The Go function gotorch.RandN calls the wrapper RandN and converts the returned C string, if not null, into a Go panic by calling MustNil.

func RandN(shape []int64, requiresGrad bool) Tensor {
    rg := 0
    if requiresGrad {
        rg = 1
    }
    var t C.Tensor
    MustNil(unsafe.Pointer(C.RandN((*C.int64_t)(unsafe.Pointer(&shape[0])),
        C.int64_t(len(shape)), C.int64_t(rg), &t)))
    SetTensorFinalizer((*unsafe.Pointer)(&t))
    return Tensor{(*unsafe.Pointer)(&t)}
}

Porting Functionals

The Python package torch.nn.functional provides functions defined as compounds of native functions. Generally, each Python function corresponds to a C++ function in namespace torch::nn::functional. So we need to expose the C++ function via Cgo, and then define a Go function that calls the Cgo function.

Let’s take torch.nn.functional.linear as an example.
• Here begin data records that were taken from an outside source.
## Add double-step pipelined schedule for 64-channel tall conv and route C%64==32 convs to it

Adds a SCHED=1 variant of the tall conv kernel for 64-output-channel, 8-row tiles. It processes two taps per barrier, uses an 8-slice weight ring and interleaves MFMA with LDS loads and global prefetch of weights and patches, so fewer barriers and less load latency are exposed. Stride-1 3x3 bf16 convs whose channel count is 32 mod 64 are also sent to the tall kernel first. A new tuning knob (default 1) enables the schedule. Bit 2 of that knob, which would keep 32-in/64-out convs off the stream path, stays off by default. The cost is more LDS use, since the weight ring doubles, and a complex hand schedule that relies on static asserts to stay correct.

Result: no change. 514.5 imgs/sec, median of 3 (+0.8%).

```diff
diff --git a/include/uegan_hip.h b/include/uegan_hip.h
--- a/include/uegan_hip.h
+++ b/include/uegan_hip.h
@@ -38,7 +38,8 @@
   UEGAN_TUNE_WGRAD_XCD = 11,
   UEGAN_TUNE_VGG_EPI = 12,
   UEGAN_TUNE_GAM_BWD = 13,
-  UEGAN_TUNE_COUNT = 14
+  UEGAN_TUNE_TALL64_STEP = 14,
+  UEGAN_TUNE_COUNT = 15
 };
 int uegan_set_tuning(int knob, int value, int* previous);
 int uegan_selftest_mfma(void* scratch_4096_floats, uegan_stream_t stream);
diff --git a/uegan_amd/csrc/conv.hip b/uegan_amd/csrc/conv.hip
--- a/uegan_amd/csrc/conv.hip
+++ b/uegan_amd/csrc/conv.hip
@@ -68,7 +68,8 @@
 static GatherRoute gather_route(const ConvArgs& a, int dtype, ConvStreamPlan& sp) {
   if (g_impl.impl == UEGAN_IMPL_DIRECT) return ROUTE_DIRECT;
   if (g_impl.glds && g_impl.stream && conv_toep_takes(a, dtype)) return ROUTE_TOEP;
-  if (g_impl.glds && conv_stream_plan(a, dtype, sp)) return ROUTE_STREAM;
+  const bool tall32 = (g_tuning[UEGAN_TUNE_TALL64_STEP] & 2) && a.g.C == 32 && a.N == 64 && a.g.KH == 3 && a.g.KW == 3 && a.g.stride == 1;
+  if (g_impl.glds && !tall32 && conv_stream_plan(a, dtype, sp)) return ROUTE_STREAM;
   return ROUTE_MFMA;
 }
 static bool patch_family(const ConvGeom& g, int dtype) { return g_impl.patch && g_impl.glds && g.KH == g.KW && g.C % (CONV_ROWB / (int)esize(dtype)) == 0; }
@@ -96,6 +97,10 @@
   const ConvGeom& g = a.g;
   if (g_impl.patch && g_impl.glds && g.KH == g.KW && g.stride == 2 && g.mode == 0 && dtype != UEGAN_F32 && g.C == 32) {
     const int rc = conv_s2fwd_run(a, dtype, s);
+    if (rc != 1) return rc;
+  }
+  if (g_impl.patch && g_impl.glds && dtype != UEGAN_F32 && g.stride == 1 && g.KH == 3 && g.KW == 3 && g.C % 64 == 32) {
+    const int rc = conv_tall_run(a, dtype, s);
     if (rc != 1) return rc;
   }
   if (patch_family(g, dtype)) {
diff --git a/uegan_amd/csrc/conv_wide.hip b/uegan_amd/csrc/conv_wide.hip
--- a/uegan_amd/csrc/conv_wide.hip
+++ b/uegan_amd/csrc/conv_wide.hip
@@ -276,9 +276,11 @@
   }
 }
 
-template <int NI, int MODE, bool MASK, bool POOL, int RPW = 4, int EPI = 0>
+template <int V> struct IntC { static constexpr int value = V; };
+template <int NI, int MODE, bool MASK, bool POOL, int RPW = 4, int EPI = 0, int SCHED = 0>
 __global__ void __launch_bounds__(256, RPW == 2 ? 2 : 1) conv_tall_kernel(ConvArgs a) {
   static_assert(RPW == 4 || RPW == 2, "rows per wave");
+  static_assert(SCHED == 0 || (SCHED == 1 && NI == 2 && RPW == 2 && MODE != 2), "double step: 64-channel blocks on 8-row tiles");
   constexpr bool REFL = MODE == 2;
   static_assert(!REFL || (NI == 4 && !MASK && !POOL), "mirrored images: 128-channel blocks, plain epilogue");
   static_assert(EPI == 0 || (MODE == 1 && MASK && !POOL), "fidelity-loss epilogues: masked data gradients");
@@ -292,7 +294,8 @@
   constexpr bool DGRAD = MODE != 0;
   constexpr int EROW = BN * 2 + 8;
   constexpr int WPIX = RPW * 32;
-  constexpr int MAINB = 2 * PBUFB + 4 * WSL, EPIB = NWAVES * WPIX * EROW;
+  constexpr int NRING = SCHED == 1 ? 8 : 4;
+  constexpr int MAINB = 2 * PBUFB + NRING * WSL, EPIB = NWAVES * WPIX * EROW;
   constexpr int BODYB = MAINB > EPIB ? MAINB : EPIB;
   static_assert(NI_P <= 2 * (NT - 2), "the next chunk's patch pieces must be requested two steps before the chunk ends");
   static_assert((RPW == 2 ? 2 : 1) * (BODYB + DUMPB + BN * 4) <= 160 * 1024, "LDS budget");
@@ -441,6 +444,140 @@
   }
   const float scale = a.scale ? a.scale[a.scale_group ? b / a.scale_group : 0] : 1.f;
 
+  if constexpr (SCHED == 1) {
+    constexpr int NPD = 3, XK = NT / 2, NPK = (NI_P + NPD - 1) / NPD;
+    static_assert(NI_P <= NPD * (NT - 3 - XK), "chunk c+2's patch pieces: requested after the crossing double step, landed before the last barrier but one of the period");
+    static_assert(NPK <= XK - 1, "chunk c+1's patch pieces must have landed at the barrier in front of the crossing double step");
+    static_assert(NRING == 8 && NWP == 1, "two slices in use, two visible, two landing, two being overwritten; one weight piece per wave per slice");
+    constexpr int DSB = 2 * WSL, RINGM = NRING * WSL - 1;
+    const unsigned char* pptr[NI_P];
+    auto patch_rebuild = [&](int chunk) {
+      const bool first = chunk < nchunk1;
+      const bf16_t* base = first ? in1 : in2;
+      const int cs = first ? g.C1 : g.C2, c0 = (first ? chunk : chunk - nchunk1) * 32 + q_src;
+#pragma unroll
+      for (int ii = 0; ii < NI_P; ++ii)
+        pptr[ii] = (chunk < nchunk && ppix[ii] >= 0) ? reinterpret_cast<const unsigned char*>(base + ((size_t)ppix[ii] * cs + c0)) : zero16;
+    };
+    auto patch_advance = [&](int chunk) {
+      if (chunk == nchunk1 || chunk >= nchunk) patch_rebuild(chunk);
+      else {
+#pragma unroll
+        for (int ii = 0; ii < NI_P; ++ii) pptr[ii] += 64;
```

The first step is to expose the C++ function via Cgo. To do that, we define a C/C++ function in gotorch/cgotorch/functionals.cc as the wrapper of the C++ function in libtorch.
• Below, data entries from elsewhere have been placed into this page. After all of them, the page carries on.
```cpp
int nemgpu_graph_counters(const nemgpu_engine* e, int out[4])
{
    if (!e || !out) return NEMGPU_E_FUNCARG;
    out[0] = e->n_plain; out[1] = e->n_captured; out[2] = e->n_replayed; out[3] = e->n_host_rounds;
    return NEMGPU_OK;
}

int nemgpu_random_start_counters(const nemgpu_engine* e, int out[4])
{
    if (!e || !out) return NEMGPU_E_FUNCARG;
    out[0] = e->rs_rounds; out[1] = e->rs_lockstep; out[2] = e->rs_alone; out[3] = e->rs_redone;
    return NEMGPU_OK;
}

int nemgpu_set_stream(nemgpu_engine* e, void* hip_stream)
{
    if (!e || !hip_stream) return NEMGPU_E_FUNCARG;
    if (e->own_stream && e->stream) { (void)hipStreamSynchronize(e->stream); (void)hipStreamDestroy(e->stream); }
    e->stream = (hipStream_t)hip_stream;
    e->own_stream = false;
    drop_graphs(e);
    return NEMGPU_OK;
// ... 113 lines not shown
```

### pangenomenem_amd/csrc/nem_kernels.hpp

```cpp
#pragma once
#include <hip/hip_runtime.h>
#include <cstdint>
#include <cstring>
#include <type_traits>
#include <vector>

#include "../../include/nem_mi355x.h"

namespace nemk {

constexpr int kMaxKernelK = 32;
constexpr int kTicketWords = 32 * 33;
constexpr double kEpsilonD = 1e-20;

enum { FLAG_CHANGED = 0, FLAG_NZERO = 1, FLAG_FIRSTZERO = 2, FLAG_NTIES = 3, FLAG_ROUND_STRIDE = 4 };
enum { FLAG_EMPTYK = 0, FLAG_EMPTY_PROP = 1, FLAG_FAULT = 2, FLAG_MOVED = 3, FLAG_ITER_STRIDE = 4 };

enum { C_STOP = 0, C_FOLD = 1, C_ITERS = 10, C_COMMITS = 2, C_STATUS = 3, C_EMPTYK = 4, C_CONVERGED = 5, C_NEED_ROUNDS = 6,
       C_SWEEP_ROUNDS = 7, C_NZERO = 8, C_FIRSTZERO = 9, C_DRAWS = 11, C_DEEP = 12, C_DRAWS_INIT = 13, C_INIT_ROUNDS = 14, C_WORDS = 16 };

struct CtrlArgs {
    int* ctrl; const int* iter_flags; const int* round0;
    int n_rounds;
    int param_fix, use_nei, cvtest, ncem; float cvthres;
// ... 5 lines not shown
    const int* blind;
    int blind_rounds;
    int* draw_ctl;
    const uint8_t* q_tot;
};
void launch_ctrl(const CtrlArgs& a, hipStream_t s);

struct SweepArgs {
    int n_local, lo, n_total, K, npad, use_nei;
    const int* nei_ptr; const int* nei_idx; const float* nei_w;
    float beta;
    const double* pkfki;
    const uint8_t* lab_old; const uint8_t* lab_guess; uint8_t* lab_out;
    const float* c_old; const float* c_guess; float* c_out;
    int tie_rule; uint32_t tie_seed; uint32_t sweep_id;
    const int* sweep_id_ptr;
    int* flags;
    const int* prev_changed;
    const int* stop;
    const uint8_t* flags_in; int n_ranks, slot_stride, slot_pad;
    int post_on, post_from_guess, post_moved, post_nw64, post_skip_guess;
    int post_no_masks;
    uint64_t* post_mask; int* post_flags;
    CtrlArgs post_ctrl;
    uint8_t* publish_byte; int* publish_ticket;
    int* fold_ticket;
    const uint32_t* draw_tab; int draw_tab_len, draw_base, draw_tab0;
    const int* draw_ctl; const int* draw_extra;
    const int* tie_cnt_guess; int* tie_cnt_out;
    const uint8_t* rank_tot_in; int rank_index; uint8_t* rank_tot_out;
    int spb;
    int* post_stats; const uint64_t* post_xt; int post_D;
    int map_full;
};
struct LabelsPostArgs { int n_local, lo, K, nw64; const uint8_t* lab_new; const uint8_t* lab_old; uint64_t* mask; int* flags;
                        const int* stop; CtrlArgs ca; };
struct CountsArgs { int K, D, nw64; const uint64_t* xt; const uint64_t* mask; int* stats; const int* stop; CtrlArgs prev_ctrl; };
struct FuzzyArgs { int n, npad, K, D; const uint32_t* xw; const uint64_t* xt; int nw64; const float* c; float* nbobs_k;
                   float* in0; float* in1; float* inh_k; int* lastz; int* any1; float* center; float* iner; const int* stop;
                   float* ct; int ctpad;
                   float* chk;
                   int* fault;
                   int inject; };
struct ConvFuzzyArgs { size_t m; const float* c; const float* cold; float thres; int* flags; const int* stop; CtrlArgs ca; };
struct OnehotArgs { int n, K; const uint8_t* lab; float* c; };
struct CritArgs { int n, K, npad; const int* nei_ptr; const int* nei_idx; const float* nei_w; int use_nei; float beta;
// ... 121 lines not shown
```

### pangenomenem_amd/csrc/nem_sweep.hip

```cpp
#include <hip/hip_runtime.h>
#include <algorithm>
#include <cstdio>
#include <cstdlib>

#include "nem_kernels.hpp"
#include "nem_sweep_dev.hpp"

namespace nemk {

template <int KT, bool NCEM, int BS, bool LIBC = false, bool COUNT = false>
__global__ __launch_bounds__(BS) void k_sweep(SweepArgs a) { sweep_body<KT, NCEM, BS, LIBC, COUNT>(a, blockIdx.x, gridDim.x); }
template <int KT, bool NCEM, int BS, bool LIBC = false>
__global__ __launch_bounds__(BS) void k_sweep_b(const void* arr, int stride, const int* gx) { NEM_B_HEAD(SweepArgs) sweep_body<KT, NCEM, BS, LIBC>(a, blockIdx.x, nblk); }

static int sweep_variant(int K, bool ncem, bool big, bool libc) { return (K >= 1 && K <= 10 ? K : 0) | (ncem ? 16 : 0) | (big ? 32 : 0) | (libc && ncem ? 64 : 0); }

template <bool BATCHED>
static void sweep_dispatch(int variant, dim3 grid, unsigned bdim, hipStream_t s, const SweepArgs* a, const void* arr, int stride, const int* gx)
{
    const int kt = variant & 15; const bool ncem = (variant & 16) != 0, big = (variant & 32) != 0, libc = (variant & 64) != 0;
    dim3 block(bdim);
    auto launch = [&](auto KT, auto NC, auto BS, auto LC) {
        if (BATCHED) hipLaunchKernelGGL((k_sweep_b<decltype(KT)::value, decltype(NC)::value, decltype(BS)::value, decltype(LC)::value>), grid, block, 0, s, arr, stride, gx);
        else hipLaunchKernelGGL((k_sweep<decltype(KT)::value, decltype(NC)::value, decltype(BS)::value, decltype(LC)::value>), grid, block, 0, s, *a);
    };
    auto modes = [&](auto KT, auto BS) {
// ... 15 lines not shown
        const int per_block = (n_local + 256 * waves_of_blocks - 1) / (256 * waves_of_blocks);
        bs = std::min(1024, std::max(256, (per_block + 63) / 64 * 64));
    }
    if (big_out) *big_out = big;
    return bs;
}

void launch_sweep(const SweepArgs& a0, bool ncem, hipStream_t s)
{
    bool big = false;
    SweepArgs a = a0;
    const int bs = sweep_block_sites(a.n_local, a.K, &big);
    a.spb = big ? bs : 0;
    dim3 grid((a.n_local + bs - 1) / bs);
    const int variant = sweep_variant(a.K, ncem, big, a.tie_rule == NEMGPU_TIE_LIBC);
    if (a.post_stats != nullptr) {
        if (!(current_recorder() == nullptr && ncem && !big && a.K >= 1 && a.K <= 10 && a.tie_rule != NEMGPU_TIE_LIBC &&
              a.post_on && !a.post_no_masks && a.post_D >= 1 && a.post_D <= kFusedMaxD)) {
            fprintf(stderr, "launch_sweep: no counting round for this shape\n");
            abort();
        }
        dispatch_k<1, 10>(a.K, [&](auto KT) {
            hipLaunchKernelGGL((k_sweep<decltype(KT)::value, true, 256, false, true>), grid, dim3(256), 0, s, a);
        });
        return;
    }
    if (record_op(OP_SWEEP, variant, grid, (unsigned)bs, a)) return;
    sweep_dispatch<false>(variant, grid, (unsigned)bs, s, &a, nullptr, 0, nullptr);
}

// ... 49 lines not shown
```

### pangenomenem_amd/csrc/nem_sweep_dev.hpp

```cpp
#pragma once
#include <hip/hip_runtime.h>
#include <cstdint>

#include "nem_kernels.hpp"
#include "nem_map.hpp"

namespace nemk {

#ifdef NEM_PHASE_PROF
static __device__ unsigned long long g_sweep_phase[16];
#define NEM_SWEEP_PHASE(i) do { if (bx == 0 && threadIdx.x == 0) g_sweep_phase[(COUNT ? 8 : 0) + (i)] = wall_clock64(); } while (0)
#define NEM_SWEEP_PHASE_TAKE(t) const unsigned long long t = wall_clock64()
#define NEM_SWEEP_PHASE_PUT(i, t) do { if (bx == 0 && threadIdx.x == 0) g_sweep_phase[(COUNT ? 8 : 0) + (i)] = t; } while (0)
#else
#define NEM_SWEEP_PHASE(i) do { } while (0)
#define NEM_SWEEP_PHASE_TAKE(t) do { } while (0)
#define NEM_SWEEP_PHASE_PUT(i, t) do { } while (0)
#endif

__host__ __device__ inline uint32_t mix32(uint32_t seed, uint32_t sweep, uint32_t site)
{
    uint32_t h = seed * 0x9E3779B1u + sweep * 0x85EBCA77u + site * 0xC2B2AE3Du + 0x27D4EB2Fu;
    h ^= h >> 16; h *= 0x7FEB352Du;
    h ^= h >> 15; h *= 0x846CA68Bu;
// ... 243 lines not shown
constexpr int kLabMask = 0x7F, kLabDrew = 0x80;
constexpr int kTabShort = 1 << 30;
constexpr int kInnerCap = 64;

__device__ __forceinline__ int wave_sum_i32(int v)
{
    v += __builtin_amdgcn_update_dpp(0, v, 0xB1, 0xF, 0xF, false);
    v += __builtin_amdgcn_update_dpp(0, v, 0x4E, 0xF, 0xF, false);
    v += __builtin_amdgcn_update_dpp(0, v, 0x141, 0xF, 0xF, false);
    v += __builtin_amdgcn_update_dpp(0, v, 0x140, 0xF, 0xF, false);
    v += __builtin_amdgcn_update_dpp(0, v, 0x142, 0xA, 0xF, false);
    v += __builtin_amdgcn_update_dpp(0, v, 0x143, 0xC, 0xF, false);
    return __builtin_amdgcn_readlane(v, 63);
}
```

const char *Linear(Tensor input, Tensor weight, Tensor bias, Tensor *result) {
  try {
    auto out = torch::linear(*input, *weight, (bias ? *bias : torch::Tensor()));
    *result = new at::Tensor(out);
    return nullptr;
  } catch (const std::exception &e) {
    return exception_str(e.what());
  }
}

The next step is to define a Go function in gotorch/nn/functional/*.go to call the above wrapper via Cgo.

func Linear(input, weight, bias torch.Tensor) torch.Tensor {
    var t C.Tensor
    var cBias C.Tensor
    if bias.T != nil {
        cBias = C.Tensor(*bias.T)
    }
    torch.MustNil(unsafe.Pointer(C.Linear(
        C.Tensor(*input.T),
        C.Tensor(*weight.T), cBias, &t)))
    torch.SetTensorFinalizer((*unsafe.Pointer)(&t))
    return torch.Tensor{(*unsafe.Pointer)(&t)}
}

Now, we can use the function ported from torch.nn.functional to gotorch/nn/functional in our application programs.
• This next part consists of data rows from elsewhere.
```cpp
int check_args(const sf_gemm_args* a, const char* name, int bk) {
  SF_CHECK(a != nullptr, "%s: null args", name);
  SF_CHECK(a->M > 0 && a->N > 0 && a->K > 0, "%s: empty problem M=%d N=%d K=%d", name, a->M, a->N, a->K);
  SF_CHECK(a->K % bk == 0, "%s: K=%d must be a multiple of %d", name, a->K, bk);
  SF_CHECK(a->N % 4 == 0, "%s: N=%d must be a multiple of 4", name, a->N);
  SF_CHECK(a->lda % (bk / 8) == 0 && a->ldw % (bk / 8) == 0 && a->ldo % 4 == 0, "%s: lda/ldw must be multiples of %d, ldo of 4", name, bk / 8);
  SF_CHECK(a->lda >= a->K && a->ldw >= a->K && a->ldo >= a->N, "%s: leading dimension too small", name);
  SF_CHECK(a->a && a->w && a->out, "%s: null tensor", name);
  SF_CHECK(((uintptr_t)a->a % 16 == 0) && ((uintptr_t)a->w % 16 == 0) && ((uintptr_t)a->out % 8 == 0), "%s: misaligned tensor", name);
  if (a->epilogue == SF_EPI_BIAS_RESID || a->epilogue == SF_EPI_BIAS_GATE_RESID) {
    SF_CHECK(a->resid != nullptr && a->ldr >= a->N && a->ldr % 4 == 0, "%s: residual epilogue needs resid/ldr", name);
  }
  if (a->epilogue == SF_EPI_BIAS_GATE_RESID) {
    SF_CHECK(a->gate_mod && a->gate_e0 && a->rows_per_group > 0, "%s: gate epilogue needs gate_mod/gate_e0/rows_per_group", name);
  }
  SF_CHECK(a->structure >= SF_GEMM_AUTO && a->structure <= SF_GEMM_PP192, "%s: unknown structure %d", name, a->structure);
  return 0;
}

template <bool F8>
int run_gemm(const sf_gemm_args* a, GemmP& p, const char* name, hipStream_t s) {
  int st = a->structure;
  const int nk = p.K / BK;
  const bool pp_ok = a->batch <= 1 && a->epilogue != SF_EPI_F32 && nk >= 2;
  if (st == SF_GEMM_AUTO) {
    st = SF_GEMM_T128;
    if (pp_ok && a->M >= 1024 && a->N >= 1024 && a->K >= 512) {
      static const struct { int st, rows; double rel; } cand[] = {
          {SF_GEMM_PP256, 256, 1.00}, {SF_GEMM_PP224, 224, 1.02}, {SF_GEMM_PP192, 192, 1.05}, {SF_GEMM_PP128, 128, 1.14}};
      const long tn = (a->N + 255) / 256;
      double best = 1e30;
      for (const auto& c : cand) {
        const long tiles = (long)((a->M + c.rows - 1) / c.rows) * tn;
        const double cost = (double)((tiles + 255) / 256) * (c.rows / 256.0 * c.rel + 0.04);
        if (cost < best - 1e-9) { best = cost; st = c.st; }
      }
    }
  }
  const bool is_pp = st == SF_GEMM_PP256 || st == SF_GEMM_PP224 || st == SF_GEMM_PP192 || st == SF_GEMM_PP128;
  if (is_pp && !pp_ok) st = SF_GEMM_T128;
  else if (is_pp) {
    const int rc = st == SF_GEMM_PP256 ? launch_pp_epi<8, F8>(p, a->epilogue, s)
                 : st == SF_GEMM_PP224 ? launch_pp_epi<7, F8>(p, a->epilogue, s)
                 : st == SF_GEMM_PP192 ? launch_pp_epi<6, F8>(p, a->epilogue, s) : launch_pp2_epi<F8>(p, a->epilogue, s);
    SF_CHECK(rc == 0, "%s: unknown epilogue %d", name, a->epilogue);
    SF_HIP_LAUNCH_CHECK(name);
    return 0;
  }
  const int batch = a->batch > 1 ? a->batch : 1;
  p.a_bs = a->a_bstride; p.w_bs = a->w_bstride; p.o_bs = a->o_bstride; p.r_bs = a->r_bstride;
  SF_CHECK(batch == 1 || (a->a_bstride % 8 == 0 && a->w_bstride % 8 == 0 && a->o_bstride % 4 == 0 && a->r_bstride % 4 == 0),
           "%s: batch strides must keep 16-byte (operands) / 8-byte (output) alignment", name);
  const dim3 grid(p.tiles_m * p.tiles_n, batch), block(GEMM_THREADS);
  switch (a->epilogue) {
    case SF_EPI_BIAS: hipLaunchKernelGGL((gemm_bf16_kernel<SF_EPI_BIAS, F8>), grid, block, GEMM_LDS, s, p); break;
    case SF_EPI_BIAS_GELU: hipLaunchKernelGGL((gemm_bf16_kernel<SF_EPI_BIAS_GELU, F8>), grid, block, GEMM_LDS, s, p); break;
    case SF_EPI_BIAS_RESID: hipLaunchKernelGGL((gemm_bf16_kernel<SF_EPI_BIAS_RESID, F8>), grid, block, GEMM_LDS, s, p); break;
    case SF_EPI_BIAS_GATE_RESID: hipLaunchKernelGGL((gemm_bf16_kernel<SF_EPI_BIAS_GATE_RESID, F8>), grid, block, GEMM_LDS, s, p); break;
    case SF_EPI_F32:
      if constexpr (F8) {
        SF_CHECK(false, "%s: the raw fp32 epilogue is bf16-only", name);
      } else {
        SF_CHECK((uintptr_t)a->out % 16 == 0, "%s: fp32 output must be 16-byte aligned", name);
        hipLaunchKernelGGL((gemm_bf16_kernel<SF_EPI_F32, false>), grid, block, GEMM_LDS, s, p);
      }
      break;
    default: SF_CHECK(false, "%s: unknown epilogue %d", name, a->epilogue);
  }
  SF_HIP_LAUNCH_CHECK(name);
  return 0;
}

void fill_params(const sf_gemm_args* a, GemmP& p, int unit) {
  p.a = (const bf16_t*)a->a; p.w = (const bf16_t*)a->w; p.bias = (const bf16_t*)a->bias;
  p.out = (bf16_t*)a->out; p.resid = (const bf16_t*)a->resid;
  p.gate_mod = (const bf16_t*)a->gate_mod; p.gate_e0 = (const bf16_t*)a->gate_e0;
  p.gate_group_stride = a->gate_group_stride; p.rows_per_group = a->rows_per_group;
  p.M = a->M; p.N = a->N; p.K = a->K / unit; p.lda = a->lda / unit; p.ldw = a->ldw / unit; p.ldo = a->ldo; p.ldr = a->ldr;
  p.tiles_n = (a->N + BN - 1) / BN;
  p.tiles_m = (a->M + BM - 1) / BM;
  p.a_scale = nullptr; p.w_scale = nullptr; p.rows_per_seg = 1;
}

}

extern "C" int sf_gemm_bf16(const sf_gemm_args* a, void* stream) {
  if (const int rc = check_args(a, "sf_gemm_bf16", BK)) return rc;
  GemmP p;
  fill_params(a, p, 1);
  return run_gemm<false>(a, p, "sf_gemm_bf16", (hipStream_t)stream);
}

extern "C" int sf_gemm_fp8(const sf_gemm_args* a, const float* a_scale, int rows_per_segment, const float* w_scale, void* stream) {
  if (const int rc = check_args(a, "sf_gemm_fp8", 2 * BK)) return rc;
  SF_CHECK(a->batch <= 1, "sf_gemm_fp8: batched products are bf16-only");
  SF_CHECK(a_scale && w_scale && rows_per_segment > 0, "sf_gemm_fp8: needs a_scale, w_scale and rows_per_segment > 0");
  SF_CHECK((uintptr_t)w_scale % 16 == 0, "sf_gemm_fp8: w_scale must be 16-byte aligned");
  GemmP p;
  fill_params(a, p, 2);
  p.a_scale = a_scale; p.w_scale = w_scale; p.rows_per_seg = rows_per_segment;
  return run_gemm<true>(a, p, "sf_gemm_fp8", (hipStream_t)stream);
}
```

Before: 93.76.

## Prefetch GEMM epilogue operands during final K-tile and hoist gate computation

Bias, gate and residual loads for the LDS epilogue are now issued early: column operands before the K loop, and residual rows in place of DMA slots during the peeled last K iteration. This hides epilogue global-load latency behind the final MFMAs. The gate (mod + e0) is formed once per row group instead of once per row, with a loop over groups when a tile spans several. The cost is higher register pressure and more template and scheduling complexity (opaque asm, sched barriers).

```diff
diff --git a/self-forcing_amd/csrc/gemm_bf16.hip b/self-forcing_amd/csrc/gemm_bf16.hip
--- a/self-forcing_amd/csrc/gemm_bf16.hip
+++ b/self-forcing_amd/csrc/gemm_bf16.hip
@@ -32,6 +32,14 @@
 typedef int i32x4 __attribute__((ext_vector_type(4)));
 typedef int i32x8 __attribute__((ext_vector_type(8)));
 
+template <int N, int I = 0, class F>
+__device__ __forceinline__ void static_for(F&& f) {
+  if constexpr (I < N) {
+    f(std::integral_constant<int, I>{});
+    static_for<N, I + 1>(f);
+  }
+}
+
 __device__ __forceinline__ f32x4 mfma_f8(const bf16x8& w0, const bf16x8& w1, const bf16x8& x0, const bf16x8& x1, const f32x4& acc) {
   const i32x8 wv = __builtin_shufflevector(__builtin_bit_cast(i32x4, w0), __builtin_bit_cast(i32x4, w1), 0, 1, 2, 3, 4, 5, 6, 7);
   const i32x8 xv = __builtin_shufflevector(__builtin_bit_cast(i32x4, x0), __builtin_bit_cast(i32x4, x1), 0, 1, 2, 3, 4, 5, 6, 7);
@@ -106,7 +114,7 @@
 }
 
 template <int EPI>
-__device__ __forceinline__ bf16x4 epi_math(const f32x4& a4, const bf16x4& b, const bf16x4& gm, const bf16x4& ge, const bf16x4& rv) {
+__device__ __forceinline__ bf16x4 epi_math(const f32x4& a4, const bf16x4& b, const bf16x4& g, const bf16x4& rv) {
   float y[4];
 #pragma unroll
   for (int j = 0; j < 4; ++j) y[j] = a4[j] + (float)b[j];
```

import torch "github.com/wangkuiyi/gotorch"
import F "github.com/wangkuiyi/gotorch/nn/functional"

input := torch.RandN([]int64{32, 100}, false)
weight := torch.RandN([]int64{100, 10}, true)
out := F.Linear(input, weight, torch.Tensor{})

Porting Modules

A module represents part of the forward computation as a functional. The difference is that a module, represented by a Python or C++ class, could have data members, whereas functionals cannot.

PyTorch provides two module-definition frameworks, one in Python and the other in C++. These two frameworks are independent of each other -- the Python one doesn't call the C++ one.

Using either framework, users define a module by deriving from the base class Module. And users need to mark a data member if it is any one of the three kinds: (1) parameters, (2) buffers, and (3) sub-modules. The marking is known as the state type registration.

State Type Registration

To explain type registration, let us start by defining the fully-connected linear module using the C++ framework. The example calls register_parameter to denote that weight and bias are parameters.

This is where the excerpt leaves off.